[Collected data]
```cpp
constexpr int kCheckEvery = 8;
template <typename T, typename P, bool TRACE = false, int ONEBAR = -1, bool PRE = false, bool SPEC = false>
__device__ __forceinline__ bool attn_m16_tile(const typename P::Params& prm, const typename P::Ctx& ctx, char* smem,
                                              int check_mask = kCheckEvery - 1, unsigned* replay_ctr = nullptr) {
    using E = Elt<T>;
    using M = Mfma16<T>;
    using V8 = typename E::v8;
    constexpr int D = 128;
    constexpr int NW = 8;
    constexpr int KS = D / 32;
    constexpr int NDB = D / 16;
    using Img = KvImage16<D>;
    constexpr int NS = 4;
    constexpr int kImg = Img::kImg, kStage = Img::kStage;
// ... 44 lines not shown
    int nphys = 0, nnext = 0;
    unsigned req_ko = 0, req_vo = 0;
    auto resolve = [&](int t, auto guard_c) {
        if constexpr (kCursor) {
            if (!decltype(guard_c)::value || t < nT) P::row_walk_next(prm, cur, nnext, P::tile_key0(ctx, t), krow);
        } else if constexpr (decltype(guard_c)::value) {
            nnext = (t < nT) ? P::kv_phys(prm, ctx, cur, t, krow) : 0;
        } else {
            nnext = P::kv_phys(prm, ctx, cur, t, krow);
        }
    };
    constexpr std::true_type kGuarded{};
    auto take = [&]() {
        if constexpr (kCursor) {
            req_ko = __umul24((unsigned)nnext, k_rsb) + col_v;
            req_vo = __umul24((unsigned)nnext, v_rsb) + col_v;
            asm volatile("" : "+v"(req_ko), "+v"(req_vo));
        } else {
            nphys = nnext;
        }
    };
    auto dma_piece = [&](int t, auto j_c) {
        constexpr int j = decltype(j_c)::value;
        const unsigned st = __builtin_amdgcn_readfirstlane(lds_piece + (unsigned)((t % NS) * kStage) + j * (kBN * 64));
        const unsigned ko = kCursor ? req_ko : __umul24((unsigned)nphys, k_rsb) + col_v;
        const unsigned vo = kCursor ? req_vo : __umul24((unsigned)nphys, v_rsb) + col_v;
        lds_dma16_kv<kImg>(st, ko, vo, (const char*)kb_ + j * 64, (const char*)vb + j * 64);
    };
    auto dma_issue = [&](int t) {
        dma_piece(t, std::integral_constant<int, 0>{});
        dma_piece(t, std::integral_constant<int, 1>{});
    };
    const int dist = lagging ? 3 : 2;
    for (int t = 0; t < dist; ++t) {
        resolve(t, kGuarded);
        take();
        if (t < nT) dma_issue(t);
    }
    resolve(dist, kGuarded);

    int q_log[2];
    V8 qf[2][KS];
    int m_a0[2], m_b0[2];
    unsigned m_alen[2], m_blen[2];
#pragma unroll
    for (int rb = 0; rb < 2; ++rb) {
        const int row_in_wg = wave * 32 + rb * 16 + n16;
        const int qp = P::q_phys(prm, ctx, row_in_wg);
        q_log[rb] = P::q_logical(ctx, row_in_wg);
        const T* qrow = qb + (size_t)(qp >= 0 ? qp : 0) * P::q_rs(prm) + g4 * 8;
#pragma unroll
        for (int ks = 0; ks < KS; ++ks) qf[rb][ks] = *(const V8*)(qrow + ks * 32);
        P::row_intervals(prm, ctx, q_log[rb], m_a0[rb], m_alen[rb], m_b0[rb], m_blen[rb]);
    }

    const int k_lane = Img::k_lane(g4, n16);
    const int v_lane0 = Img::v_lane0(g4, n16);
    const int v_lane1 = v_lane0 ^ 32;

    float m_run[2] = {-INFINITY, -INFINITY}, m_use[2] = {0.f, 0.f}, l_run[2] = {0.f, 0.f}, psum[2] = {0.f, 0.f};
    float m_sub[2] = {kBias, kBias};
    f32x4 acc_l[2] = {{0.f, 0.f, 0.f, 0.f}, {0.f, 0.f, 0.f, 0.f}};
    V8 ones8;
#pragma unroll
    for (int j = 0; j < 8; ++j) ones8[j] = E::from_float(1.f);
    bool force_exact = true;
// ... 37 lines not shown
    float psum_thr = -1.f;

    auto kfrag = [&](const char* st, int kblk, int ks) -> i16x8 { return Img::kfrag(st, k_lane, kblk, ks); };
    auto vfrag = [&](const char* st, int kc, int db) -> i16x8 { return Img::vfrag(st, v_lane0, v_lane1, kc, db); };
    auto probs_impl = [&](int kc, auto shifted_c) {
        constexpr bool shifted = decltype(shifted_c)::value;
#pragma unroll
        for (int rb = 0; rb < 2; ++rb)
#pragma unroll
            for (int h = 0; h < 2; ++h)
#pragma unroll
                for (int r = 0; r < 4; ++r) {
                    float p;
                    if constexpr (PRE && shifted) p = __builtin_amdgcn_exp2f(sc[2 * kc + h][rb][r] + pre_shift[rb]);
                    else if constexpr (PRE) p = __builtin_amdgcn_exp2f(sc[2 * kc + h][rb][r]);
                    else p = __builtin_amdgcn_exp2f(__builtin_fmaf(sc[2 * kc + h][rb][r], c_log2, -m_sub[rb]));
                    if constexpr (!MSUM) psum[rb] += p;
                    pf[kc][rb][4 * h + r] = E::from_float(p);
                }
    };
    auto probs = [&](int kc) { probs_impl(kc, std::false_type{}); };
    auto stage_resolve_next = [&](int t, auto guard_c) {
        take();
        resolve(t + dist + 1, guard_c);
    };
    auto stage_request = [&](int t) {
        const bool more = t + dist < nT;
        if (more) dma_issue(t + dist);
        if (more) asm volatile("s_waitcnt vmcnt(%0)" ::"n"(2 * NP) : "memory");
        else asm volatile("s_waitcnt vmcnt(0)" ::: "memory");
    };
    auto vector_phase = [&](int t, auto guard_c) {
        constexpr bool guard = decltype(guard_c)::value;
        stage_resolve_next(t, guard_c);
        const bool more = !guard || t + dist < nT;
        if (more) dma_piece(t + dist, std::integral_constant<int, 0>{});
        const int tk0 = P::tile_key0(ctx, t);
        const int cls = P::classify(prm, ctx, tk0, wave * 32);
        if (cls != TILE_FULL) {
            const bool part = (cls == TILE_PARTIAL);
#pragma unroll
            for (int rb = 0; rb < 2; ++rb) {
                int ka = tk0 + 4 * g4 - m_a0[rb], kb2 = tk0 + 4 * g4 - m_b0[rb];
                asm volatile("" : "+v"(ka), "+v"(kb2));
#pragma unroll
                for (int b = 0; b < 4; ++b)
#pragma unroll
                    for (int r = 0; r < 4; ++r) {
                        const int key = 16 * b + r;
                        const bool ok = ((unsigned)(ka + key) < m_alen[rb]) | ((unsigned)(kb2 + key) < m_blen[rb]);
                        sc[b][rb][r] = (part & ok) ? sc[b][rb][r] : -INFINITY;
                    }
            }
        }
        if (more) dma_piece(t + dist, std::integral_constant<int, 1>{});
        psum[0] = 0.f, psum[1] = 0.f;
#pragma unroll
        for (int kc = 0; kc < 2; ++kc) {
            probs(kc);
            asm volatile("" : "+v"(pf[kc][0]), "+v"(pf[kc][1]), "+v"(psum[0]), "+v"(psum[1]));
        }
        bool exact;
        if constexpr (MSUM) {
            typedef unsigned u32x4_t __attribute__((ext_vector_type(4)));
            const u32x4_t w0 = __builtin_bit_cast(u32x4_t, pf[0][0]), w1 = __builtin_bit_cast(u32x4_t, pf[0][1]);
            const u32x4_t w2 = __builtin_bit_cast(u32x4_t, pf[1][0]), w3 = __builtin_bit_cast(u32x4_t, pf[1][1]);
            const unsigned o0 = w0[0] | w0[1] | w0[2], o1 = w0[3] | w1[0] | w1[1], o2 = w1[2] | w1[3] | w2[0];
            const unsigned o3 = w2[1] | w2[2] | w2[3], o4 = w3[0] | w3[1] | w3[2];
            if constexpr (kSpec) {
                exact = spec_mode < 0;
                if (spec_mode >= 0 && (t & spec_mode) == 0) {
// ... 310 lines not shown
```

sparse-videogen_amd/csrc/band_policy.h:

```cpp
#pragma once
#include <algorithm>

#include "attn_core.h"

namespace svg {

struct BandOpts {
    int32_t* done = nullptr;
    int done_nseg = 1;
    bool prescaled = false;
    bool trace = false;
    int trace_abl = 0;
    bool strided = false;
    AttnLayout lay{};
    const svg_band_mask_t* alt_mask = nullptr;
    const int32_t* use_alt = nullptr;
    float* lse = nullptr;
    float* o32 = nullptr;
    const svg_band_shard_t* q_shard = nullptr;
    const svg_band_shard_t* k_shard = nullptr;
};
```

---

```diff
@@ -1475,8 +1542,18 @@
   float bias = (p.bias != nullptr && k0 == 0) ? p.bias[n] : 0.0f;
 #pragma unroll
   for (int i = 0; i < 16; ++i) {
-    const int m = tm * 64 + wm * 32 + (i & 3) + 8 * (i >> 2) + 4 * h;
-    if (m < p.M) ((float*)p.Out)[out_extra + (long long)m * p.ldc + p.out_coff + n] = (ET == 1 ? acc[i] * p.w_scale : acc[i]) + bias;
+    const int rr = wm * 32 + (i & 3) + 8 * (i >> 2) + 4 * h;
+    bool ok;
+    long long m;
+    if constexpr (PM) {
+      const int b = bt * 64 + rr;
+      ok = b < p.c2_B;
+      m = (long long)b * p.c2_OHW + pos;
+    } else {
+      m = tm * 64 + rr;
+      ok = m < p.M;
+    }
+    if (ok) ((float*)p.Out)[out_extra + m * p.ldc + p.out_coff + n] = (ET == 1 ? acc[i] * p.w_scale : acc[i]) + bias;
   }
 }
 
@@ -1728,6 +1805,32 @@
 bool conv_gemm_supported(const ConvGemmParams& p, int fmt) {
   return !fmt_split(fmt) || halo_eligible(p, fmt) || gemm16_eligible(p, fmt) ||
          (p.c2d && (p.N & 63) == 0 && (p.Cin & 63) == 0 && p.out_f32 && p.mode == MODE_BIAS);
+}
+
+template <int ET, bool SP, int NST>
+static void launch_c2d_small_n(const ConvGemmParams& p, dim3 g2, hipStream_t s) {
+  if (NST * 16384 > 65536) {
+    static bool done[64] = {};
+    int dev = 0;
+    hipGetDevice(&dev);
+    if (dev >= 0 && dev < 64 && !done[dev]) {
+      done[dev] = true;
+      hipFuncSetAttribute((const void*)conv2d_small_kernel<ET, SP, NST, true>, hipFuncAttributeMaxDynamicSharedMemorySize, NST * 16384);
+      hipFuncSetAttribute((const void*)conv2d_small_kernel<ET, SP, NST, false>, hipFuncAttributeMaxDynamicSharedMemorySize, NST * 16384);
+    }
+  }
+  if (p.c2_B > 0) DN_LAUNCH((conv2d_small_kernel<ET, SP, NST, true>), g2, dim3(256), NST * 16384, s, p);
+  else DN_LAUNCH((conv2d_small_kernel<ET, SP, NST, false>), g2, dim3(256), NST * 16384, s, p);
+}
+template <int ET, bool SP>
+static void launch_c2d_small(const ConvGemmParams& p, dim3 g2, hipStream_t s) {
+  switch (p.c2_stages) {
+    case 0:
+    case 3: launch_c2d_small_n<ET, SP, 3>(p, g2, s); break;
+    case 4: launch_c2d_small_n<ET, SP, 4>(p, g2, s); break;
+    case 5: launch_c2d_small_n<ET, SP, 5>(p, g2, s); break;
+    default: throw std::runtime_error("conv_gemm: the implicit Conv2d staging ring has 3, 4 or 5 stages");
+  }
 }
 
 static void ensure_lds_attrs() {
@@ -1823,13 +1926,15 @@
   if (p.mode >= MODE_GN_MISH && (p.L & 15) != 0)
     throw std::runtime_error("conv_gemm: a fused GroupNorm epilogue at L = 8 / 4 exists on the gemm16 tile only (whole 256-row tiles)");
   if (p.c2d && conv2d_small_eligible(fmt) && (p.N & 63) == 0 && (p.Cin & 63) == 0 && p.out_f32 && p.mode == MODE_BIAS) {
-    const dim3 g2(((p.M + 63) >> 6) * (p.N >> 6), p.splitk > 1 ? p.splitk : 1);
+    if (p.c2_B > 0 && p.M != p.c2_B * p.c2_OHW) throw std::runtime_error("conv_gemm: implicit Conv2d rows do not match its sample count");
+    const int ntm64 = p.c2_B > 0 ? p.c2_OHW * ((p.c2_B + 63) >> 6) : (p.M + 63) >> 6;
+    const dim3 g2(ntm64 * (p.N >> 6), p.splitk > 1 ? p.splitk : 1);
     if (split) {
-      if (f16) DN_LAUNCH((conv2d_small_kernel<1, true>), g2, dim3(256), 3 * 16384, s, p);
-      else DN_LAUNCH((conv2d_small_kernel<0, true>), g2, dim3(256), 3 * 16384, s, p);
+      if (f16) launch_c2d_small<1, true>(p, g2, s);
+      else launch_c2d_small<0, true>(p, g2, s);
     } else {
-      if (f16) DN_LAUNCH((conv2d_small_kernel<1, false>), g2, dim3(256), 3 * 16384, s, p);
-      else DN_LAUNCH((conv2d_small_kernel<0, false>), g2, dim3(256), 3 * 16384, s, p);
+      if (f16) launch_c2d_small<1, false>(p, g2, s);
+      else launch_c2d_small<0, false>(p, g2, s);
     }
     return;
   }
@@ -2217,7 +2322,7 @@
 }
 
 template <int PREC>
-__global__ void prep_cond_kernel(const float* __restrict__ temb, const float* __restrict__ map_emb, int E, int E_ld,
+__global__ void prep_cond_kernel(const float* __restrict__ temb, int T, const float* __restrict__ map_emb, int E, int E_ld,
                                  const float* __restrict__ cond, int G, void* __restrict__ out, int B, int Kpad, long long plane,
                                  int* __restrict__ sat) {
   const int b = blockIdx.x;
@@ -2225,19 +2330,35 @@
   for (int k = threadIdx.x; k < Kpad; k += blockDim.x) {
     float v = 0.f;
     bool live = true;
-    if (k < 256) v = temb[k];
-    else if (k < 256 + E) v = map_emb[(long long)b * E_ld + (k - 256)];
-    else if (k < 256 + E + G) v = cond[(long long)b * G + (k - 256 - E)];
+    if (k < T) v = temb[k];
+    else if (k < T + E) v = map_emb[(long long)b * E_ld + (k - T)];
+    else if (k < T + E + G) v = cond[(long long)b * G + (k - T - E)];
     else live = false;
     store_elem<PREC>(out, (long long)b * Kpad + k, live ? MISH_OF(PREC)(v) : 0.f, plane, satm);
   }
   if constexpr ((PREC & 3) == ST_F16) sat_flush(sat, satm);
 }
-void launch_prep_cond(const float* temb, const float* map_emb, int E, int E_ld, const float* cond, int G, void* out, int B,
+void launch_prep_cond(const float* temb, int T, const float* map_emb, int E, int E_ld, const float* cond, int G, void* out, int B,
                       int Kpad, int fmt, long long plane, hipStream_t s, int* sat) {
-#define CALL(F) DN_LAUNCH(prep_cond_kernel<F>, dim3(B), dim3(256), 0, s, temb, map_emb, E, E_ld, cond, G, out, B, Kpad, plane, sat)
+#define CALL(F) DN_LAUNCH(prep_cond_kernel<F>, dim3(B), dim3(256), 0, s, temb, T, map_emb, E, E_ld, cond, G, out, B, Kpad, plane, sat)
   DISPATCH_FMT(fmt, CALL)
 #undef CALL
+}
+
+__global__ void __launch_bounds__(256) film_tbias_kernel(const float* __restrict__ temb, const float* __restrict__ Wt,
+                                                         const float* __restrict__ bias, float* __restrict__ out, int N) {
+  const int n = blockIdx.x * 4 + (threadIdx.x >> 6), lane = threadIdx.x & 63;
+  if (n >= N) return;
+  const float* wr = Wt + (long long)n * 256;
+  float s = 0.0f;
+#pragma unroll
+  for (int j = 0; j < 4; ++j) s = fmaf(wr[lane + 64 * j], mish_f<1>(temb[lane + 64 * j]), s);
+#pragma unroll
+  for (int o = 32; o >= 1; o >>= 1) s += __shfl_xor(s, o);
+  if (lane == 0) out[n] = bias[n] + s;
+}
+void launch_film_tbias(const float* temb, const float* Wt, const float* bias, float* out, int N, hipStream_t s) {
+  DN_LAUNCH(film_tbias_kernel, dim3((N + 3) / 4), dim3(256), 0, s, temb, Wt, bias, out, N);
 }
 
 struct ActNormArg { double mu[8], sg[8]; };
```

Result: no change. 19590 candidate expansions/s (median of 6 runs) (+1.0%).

* * *

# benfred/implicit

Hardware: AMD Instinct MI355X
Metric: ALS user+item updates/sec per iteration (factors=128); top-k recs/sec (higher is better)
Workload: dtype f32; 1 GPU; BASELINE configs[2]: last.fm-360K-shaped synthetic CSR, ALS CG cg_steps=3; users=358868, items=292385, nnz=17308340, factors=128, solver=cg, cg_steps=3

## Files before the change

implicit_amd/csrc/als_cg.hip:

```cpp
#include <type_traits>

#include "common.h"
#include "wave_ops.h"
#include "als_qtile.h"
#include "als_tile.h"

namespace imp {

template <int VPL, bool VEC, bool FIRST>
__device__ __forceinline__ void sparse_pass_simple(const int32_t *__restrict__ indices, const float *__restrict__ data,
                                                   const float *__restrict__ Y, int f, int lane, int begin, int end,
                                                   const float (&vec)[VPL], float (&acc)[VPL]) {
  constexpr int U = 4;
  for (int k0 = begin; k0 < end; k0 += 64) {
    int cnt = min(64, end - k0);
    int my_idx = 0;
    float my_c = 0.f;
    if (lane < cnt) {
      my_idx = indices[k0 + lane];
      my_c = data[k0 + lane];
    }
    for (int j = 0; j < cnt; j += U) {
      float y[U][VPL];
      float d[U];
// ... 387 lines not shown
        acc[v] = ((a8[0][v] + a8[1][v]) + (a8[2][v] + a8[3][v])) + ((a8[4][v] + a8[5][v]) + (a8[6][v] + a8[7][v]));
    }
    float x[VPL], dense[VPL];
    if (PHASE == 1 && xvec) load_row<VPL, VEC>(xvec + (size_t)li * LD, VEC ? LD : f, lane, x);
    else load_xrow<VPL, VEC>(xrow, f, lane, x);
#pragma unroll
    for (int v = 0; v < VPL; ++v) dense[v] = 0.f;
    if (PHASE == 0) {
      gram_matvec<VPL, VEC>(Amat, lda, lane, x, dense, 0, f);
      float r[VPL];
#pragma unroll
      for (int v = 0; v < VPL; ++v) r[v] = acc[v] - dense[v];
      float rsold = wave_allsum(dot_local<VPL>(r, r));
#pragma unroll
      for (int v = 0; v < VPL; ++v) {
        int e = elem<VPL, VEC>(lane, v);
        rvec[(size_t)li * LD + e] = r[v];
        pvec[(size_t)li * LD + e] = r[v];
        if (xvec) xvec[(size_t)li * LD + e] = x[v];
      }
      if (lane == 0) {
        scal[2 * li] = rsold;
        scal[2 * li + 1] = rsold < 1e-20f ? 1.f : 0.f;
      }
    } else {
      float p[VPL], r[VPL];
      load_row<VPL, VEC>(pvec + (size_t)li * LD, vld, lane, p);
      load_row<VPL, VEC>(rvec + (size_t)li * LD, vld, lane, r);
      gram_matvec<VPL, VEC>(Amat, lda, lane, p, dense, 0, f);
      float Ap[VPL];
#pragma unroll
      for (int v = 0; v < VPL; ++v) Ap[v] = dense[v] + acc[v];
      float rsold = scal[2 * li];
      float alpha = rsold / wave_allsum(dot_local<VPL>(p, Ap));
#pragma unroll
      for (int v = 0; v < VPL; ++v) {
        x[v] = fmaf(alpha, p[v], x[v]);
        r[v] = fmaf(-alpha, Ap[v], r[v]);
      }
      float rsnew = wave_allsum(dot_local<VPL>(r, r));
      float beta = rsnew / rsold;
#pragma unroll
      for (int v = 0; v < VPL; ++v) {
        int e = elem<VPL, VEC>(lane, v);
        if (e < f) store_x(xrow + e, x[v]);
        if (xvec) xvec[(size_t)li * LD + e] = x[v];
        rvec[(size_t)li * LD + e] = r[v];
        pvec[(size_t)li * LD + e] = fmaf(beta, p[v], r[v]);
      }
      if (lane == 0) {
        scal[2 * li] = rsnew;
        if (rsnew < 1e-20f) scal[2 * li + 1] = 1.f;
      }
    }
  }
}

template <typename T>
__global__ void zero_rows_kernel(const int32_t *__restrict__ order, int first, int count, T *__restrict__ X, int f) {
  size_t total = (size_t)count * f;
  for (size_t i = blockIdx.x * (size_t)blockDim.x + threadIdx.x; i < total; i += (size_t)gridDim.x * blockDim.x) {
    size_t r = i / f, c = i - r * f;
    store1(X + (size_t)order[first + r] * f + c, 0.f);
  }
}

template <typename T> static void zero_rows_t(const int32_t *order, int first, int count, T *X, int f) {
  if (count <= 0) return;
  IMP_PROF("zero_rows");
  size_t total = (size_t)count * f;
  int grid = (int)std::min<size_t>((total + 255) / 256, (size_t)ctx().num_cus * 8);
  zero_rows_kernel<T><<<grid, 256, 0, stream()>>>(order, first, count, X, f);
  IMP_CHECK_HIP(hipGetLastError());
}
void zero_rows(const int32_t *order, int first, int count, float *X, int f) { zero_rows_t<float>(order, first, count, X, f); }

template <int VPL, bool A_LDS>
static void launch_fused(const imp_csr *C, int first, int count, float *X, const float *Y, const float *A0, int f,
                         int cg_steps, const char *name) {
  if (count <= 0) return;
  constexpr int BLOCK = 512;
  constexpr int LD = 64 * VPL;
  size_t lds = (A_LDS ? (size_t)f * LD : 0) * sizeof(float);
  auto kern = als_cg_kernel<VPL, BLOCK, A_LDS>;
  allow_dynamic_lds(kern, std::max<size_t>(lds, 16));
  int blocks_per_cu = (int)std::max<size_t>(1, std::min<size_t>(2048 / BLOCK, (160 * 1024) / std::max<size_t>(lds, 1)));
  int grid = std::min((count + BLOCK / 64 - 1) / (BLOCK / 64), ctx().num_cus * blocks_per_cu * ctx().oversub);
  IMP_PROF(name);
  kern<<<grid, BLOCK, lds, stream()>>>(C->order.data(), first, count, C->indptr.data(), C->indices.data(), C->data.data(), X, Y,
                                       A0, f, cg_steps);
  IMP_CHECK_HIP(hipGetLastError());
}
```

#### EXERCISE AIM:
In the records above, count the lines that contain the word "ConvGemmParams" and state only that count.

#### EXERCISE SOLUTION:
3